なんだかなー、な雰囲気はジョージさん達も同じようだ。
「ほらそこ、まだ続きがあるぞ。次は魔物だ」
「これは『世界』の言葉だけだよねー?」
「一応吾輩の推論も入っておるぞ」
トモエさんの言葉にレイ博士が付け加えるが、その声色から大半は言葉通りみたいだ。
「それで『世界』はなんと?」
「うむ。魔物は澱んだ「魔力」から生まれる。それはなぜか? 「魔力」は命令を受ける事に自らの意義を見出している。少なくともそういう命令なり指令が基本的に刷り込まれているんだろう。
で、その対象は殆どの場合は人だ。
そして深い森など人のいない場所でも、「魔力」はなんとか知性ある者からの命令を受けようとする。それが、まあ要するにバグって、自分たちで命令を与えてくれる存在を作ってしまうのだ」
「つまりその存在が魔物だと?」
「そうだ。
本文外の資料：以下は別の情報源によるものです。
@@ -51,14 +80,18 @@
 #if defined(AB_STAMP) || defined(AB_STAMP2) || defined(AB_STAMP3)
 __device__ unsigned long long* g_ab_stamp;
 #ifdef AB_STAMP
-#define AB_ST(k) do { if (tid == 0) g_ab_stamp[(size_t)blockIdx.x * 16 + (k)] = __builtin_amdgcn_s_memtime(); } while (0)
+#define AB_ST(k) AB_STP(pair, k)
+#define AB_STP(p, k) do { if (tid == 0) g_ab_stamp[(size_t)(p) * 32 + (k)] = __builtin_amdgcn_s_memtime(); } while (0)
 #else
 #define AB_ST(k) do {} while (0)
+#define AB_STP(p, k) do {} while (0)
 #endif
 #else
 #define AB_ST(k) do {} while (0)
+#define AB_STP(p, k) do {} while (0)
 #endif
 #define AB_LGKM0() asm volatile("s_waitcnt lgkmcnt(0)" ::: "memory")
+#define AB_BAR() do { AB_LGKM0(); __builtin_amdgcn_s_barrier(); asm volatile("" ::: "memory"); } while (0)
 #ifdef AB_STAMP3
 #define AB_T3(k) do { if (g == 5) ts[k] = __builtin_amdgcn_s_memtime(); } while (0)
 #else
@@ -77,17 +110,20 @@
     const int w = __builtin_amdgcn_readfirstlane(tid >> 6);
     const int l15 = lane & 15, lq = lane >> 4, r31 = lane & 31, half = lane >> 5;
     const int wm = w >> 1, wn = w & 1;
-    const size_t b0 = (size_t)blockIdx.x * 2;
-    const char* xg = reinterpret_cast<const char*>(a.x) + b0 * 64 * 640;
+    const int npairs = a.B >> 1;
+    int pair = blockIdx.x;
+    auto unit_src = [&](int n, int lane) __attribute__((always_inline)) {
+        const int q = (w * 10 + n) * 64 + lane;
+        const int row = q / 40, pos = q - row * 40;
+        return row * 640 + ((pos & ~7) | ((pos ^ (row >> 1)) & 7)) * 16;
+    };
+    auto pair_rows = [&](int p) __attribute__((always_inline)) { return reinterpret_cast<const char*>(a.x) + (size_t)p * (128 * 640); };
 
     AB_ST(0);
+    {
+        const char* xg = pair_rows(pair);
 #pragma unroll
-    for (int n = 0; n < 10; ++n) {
-        const int idx = w * 10 + n;
-        const int q = idx * 64 + lane;
-        const int row = q / 40, pos = q - row * 40;
-        const int src = (pos & ~7) | ((pos ^ (row >> 1)) & 7);
-        glds16(xg + row * 640 + src * 16, smem + AB_X + idx * 1024);
+        for (int n = 0; n < 10; ++n) glds16(xg + unit_src(n, lane), smem + AB_X + (w * 10 + n) * AB_UNIT);
     }
     const char* wsrc = reinterpret_cast<const char*>(a.wpack) + w * 1536 + lane * 16;
     char* const ring_w = smem + AB_RING + w * 1536;
@@ -95,7 +131,7 @@
         const char* s = wsrc + (size_t)t * AB_PIECE;
         char* d = ring_w + (t & 3) * AB_PIECE;
         glds16(s, d);
-        if (lane < 32) glds16(s + 1024, d + 1024);
+        ab_glds16_lower_half(s + 1024, (uint32_t)(uintptr_t)d + 1024);
     };
     issue(0); issue(1); issue(2);
     if (tid < 320) {
@@ -142,11 +178,12 @@
     const int wpo = l15 * 64 + ((lq ^ (4 - (l15 >> 2))) & 3) * 16;
     const uint32_t ring_a = lds0 + AB_RING;
     const uint32_t of_a = lds0 + AB_QK + (lq >> 1) * 4096 + (16 * w + l15) * 32 + ((lq & 1) ^ (l15 >> 3)) * 16;
+    const uint32_t stg_w = lds0 + (w < AB_STG_A_WAVES ? AB_STG_A + w * AB_STG_UNITS * AB_UNIT
+                                                      : AB_STG_B + (w - AB_STG_A_WAVES) * AB_STG_UNITS * AB_UNIT);
 
     const float4v zero4 = {0.f, 0.f, 0.f, 0.f};
     const float16v zero16 = {0.f, 0.f, 0.f, 0.f, 0.f, 0.f, 0.f, 0.f, 0.f, 0.f, 0.f, 0.f, 0.f, 0.f, 0.f, 0.f};
     float4v oc[20];
-    static_for<0, 20>([&](auto j_) __attribute__((always_inline)) { oc[decltype(j_)::value] = zero4; });
 
 #if defined(AB_STAMP2) || defined(AB_STAMP3)
     unsigned long long ts[10] = {0, 0, 0, 0, 0, 0, 0, 0, 0, 0};
@@ -205,6 +242,7 @@
         __builtin_amdgcn_s_barrier();
         asm volatile("" ::: "memory");
         if constexpr (HP && HQ) AB_TS(1);
+        if constexpr (!HP) AB_ST(18);
         load(std::integral_constant<int, 0>{});
         issue(T + 3);
         static_for<0, NU>([&](auto u_) __attribute__((always_inline)) {
@@ -348,149 +386,216 @@
         if (g == 5) AB_ST(7);
     };
 
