+    if constexpr (TT) { _Pragma("unroll") for (int mi = 0; mi < MI; ++mi) { X3_RDT(X3_A(NX, PL)[mi], lat[mi] + (SO), (PL) * 1024) } } \
+    else { _Pragma("unroll") for (int mi = 0; mi < MI; ++mi) { X3_RD(X3_A(NX, PL)[mi], la[mi] + (SO), (PL) * 2048) } }
+#define X3_LDB(NX, PL, SO)                                                                                                        \
+    if constexpr (TT) { const unsigned b_ = lb_t + (SO); X3_RDT(X3_B(NX, PL)[0], b_, (PL) * 1024) X3_RDT(X3_B(NX, PL)[1], b_, (3 + (PL)) * 1024) } \
+    else { const unsigned b_ = lb + (SO); X3_RD(X3_B(NX, PL)[0], b_, (PL) * 2048) X3_RD(X3_B(NX, PL)[1], b_, (PL) * 2048 + 512) }
+#define X3_WAIT(N, NX, PA, PB)                                                                                 \
     {                                                                                                          \
-        asm volatile("s_waitcnt lgkmcnt(%0)" ::"n"(N));                                                        \
-        _Pragma("unroll") for (int i_ = 0; i_ < MI; ++i_) asm volatile("" : "+v"(a[PA][i_]));                  \
-        asm volatile("" : "+v"(b[PB][0]));                                                                     \
-        asm volatile("" : "+v"(b[PB][1]));                                                                     \
-    }
-        __builtin_amdgcn_sched_barrier(0);
-        X3_LDA(1) X3_LDB(1) X3_LDA(0) X3_LDB(2)
-        if constexpr (!TT) { X3_LDA(2) X3_LDB(0) }
-#define X3_PROD(PA, PB)                                                                                          \
-    _Pragma("unroll") for (int mi = 0; mi < MI; ++mi) _Pragma("unroll") for (int ni = 0; ni < 2; ++ni)           \
-        acc[mi][ni] = __builtin_amdgcn_mfma_f32_32x32x16_bf16(a[PA][mi], b[PB][ni], acc[mi][ni], 0, 0, 0);
+        if constexpr ((N) >= 0) asm volatile("s_waitcnt lgkmcnt(%0)" ::"n"((N) >= 0 ? (N) : 0));               \
+        _Pragma("unroll") for (int i_ = 0; i_ < MI; ++i_) asm volatile("" : "+v"(X3_A(NX, PA)[i_]));           \
+        asm volatile("" : "+v"(X3_B(NX, PB)[0]));                                                              \
+        asm volatile("" : "+v"(X3_B(NX, PB)[1]));                                                              \
+    }
+#define X3_PROD(PA, PB)                                                                                                  \
+    _Pragma("unroll") for (int mi = 0; mi < MI; ++mi) _Pragma("unroll") for (int ni = 0; ni < 2; ++ni)                   \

だから魔物は基本人型であろう」
「動物を乗っ取る場合もありますよね」
オレがそう問いかけると、ボードに下手くそな何かの動物らしきの絵を描き、丸で囲んだり線を引いたりと色々と加えていく。
「それも知性ある魔獣のような力を、強引に与えようとする影響だ。だが、正規の手続きを経ているわけじゃないから失敗する。しかも一度に複数対象に行う事が多いので、その場にいる動物をつなぎ合わせた合成獣、キメラが生まれてくるというオチだ」
「なるほど。それで、魔物が基本人型ですけど、矮鬼ってあんまりあたま良くない感じですよね。あれもバグのせいですか?」
「そんなところだな。だが年月を経る間に是正が繰り返され、出世魚のようにより適合した魔物へと変化し、人となんら変わらない能力を有する悪魔へと進化していく」
「魔物全体がそうした歪んだ存在だから、基本的に人、知性ある者を憎む。何しろ、自分達は人の代わりでしかないのだからな」
シズさんがシニカルな笑みを浮かべ論評を添えた。
『世界』から聞いた魔物の話はここまでらしい。
「それで人を憎む魔物退治を『世界』から強制依頼された『ダブル』、じゃなくて「客人」登場ってわけだね」
トモエさんは元気そうだ。
そしてそのトモエさんに、シズさんの視線が向かう。
そうすると今度はトモエさんが話し始めた。
「私、ナイアガラのエルフの里でもちょっと話とか聞いたんだけど、やっぱり300年間隔で「客人」は呼んでるっぽいよ」
「エルフも?」
「エルフは別。基本、人と人に似た強い種族が交互に出現の流れね。人、獣人、人、ドワーフ、人、龍人、人って」
「つまり最初に「客人」が喚ばれたのは1800年前?」
「それより前は、あそこのエルフは知らなかった。それで、エルフは基本魔力量の多い人が変化するもんだけど、あそこのエルフは純粋なエルフの末裔らしいよ」
「と、そこで、なぜ『世界』が「客人」を呼ぶようになったのかという話になるのだよ」
せっかくトモエさんがテンポよく話していたのに、という視線がレイ博士に飛ぶけど、たじろぐ事もなく博士は話を継いでいく。
話している間は強気だ。
「この世界には、「世界竜」が滅ぼした大陸や地域が沢山あるだろ。だが、ほとんどは、何千年も前にエルフがやらかした跡なのだよ」
「そこから『世界』から聞いた話だね」
「最初『世界』は、澱んだ魔力から生まれる魔物退治を促進するために、この世界の人々に力を与えた。それがエルフ、妖人の元祖だ。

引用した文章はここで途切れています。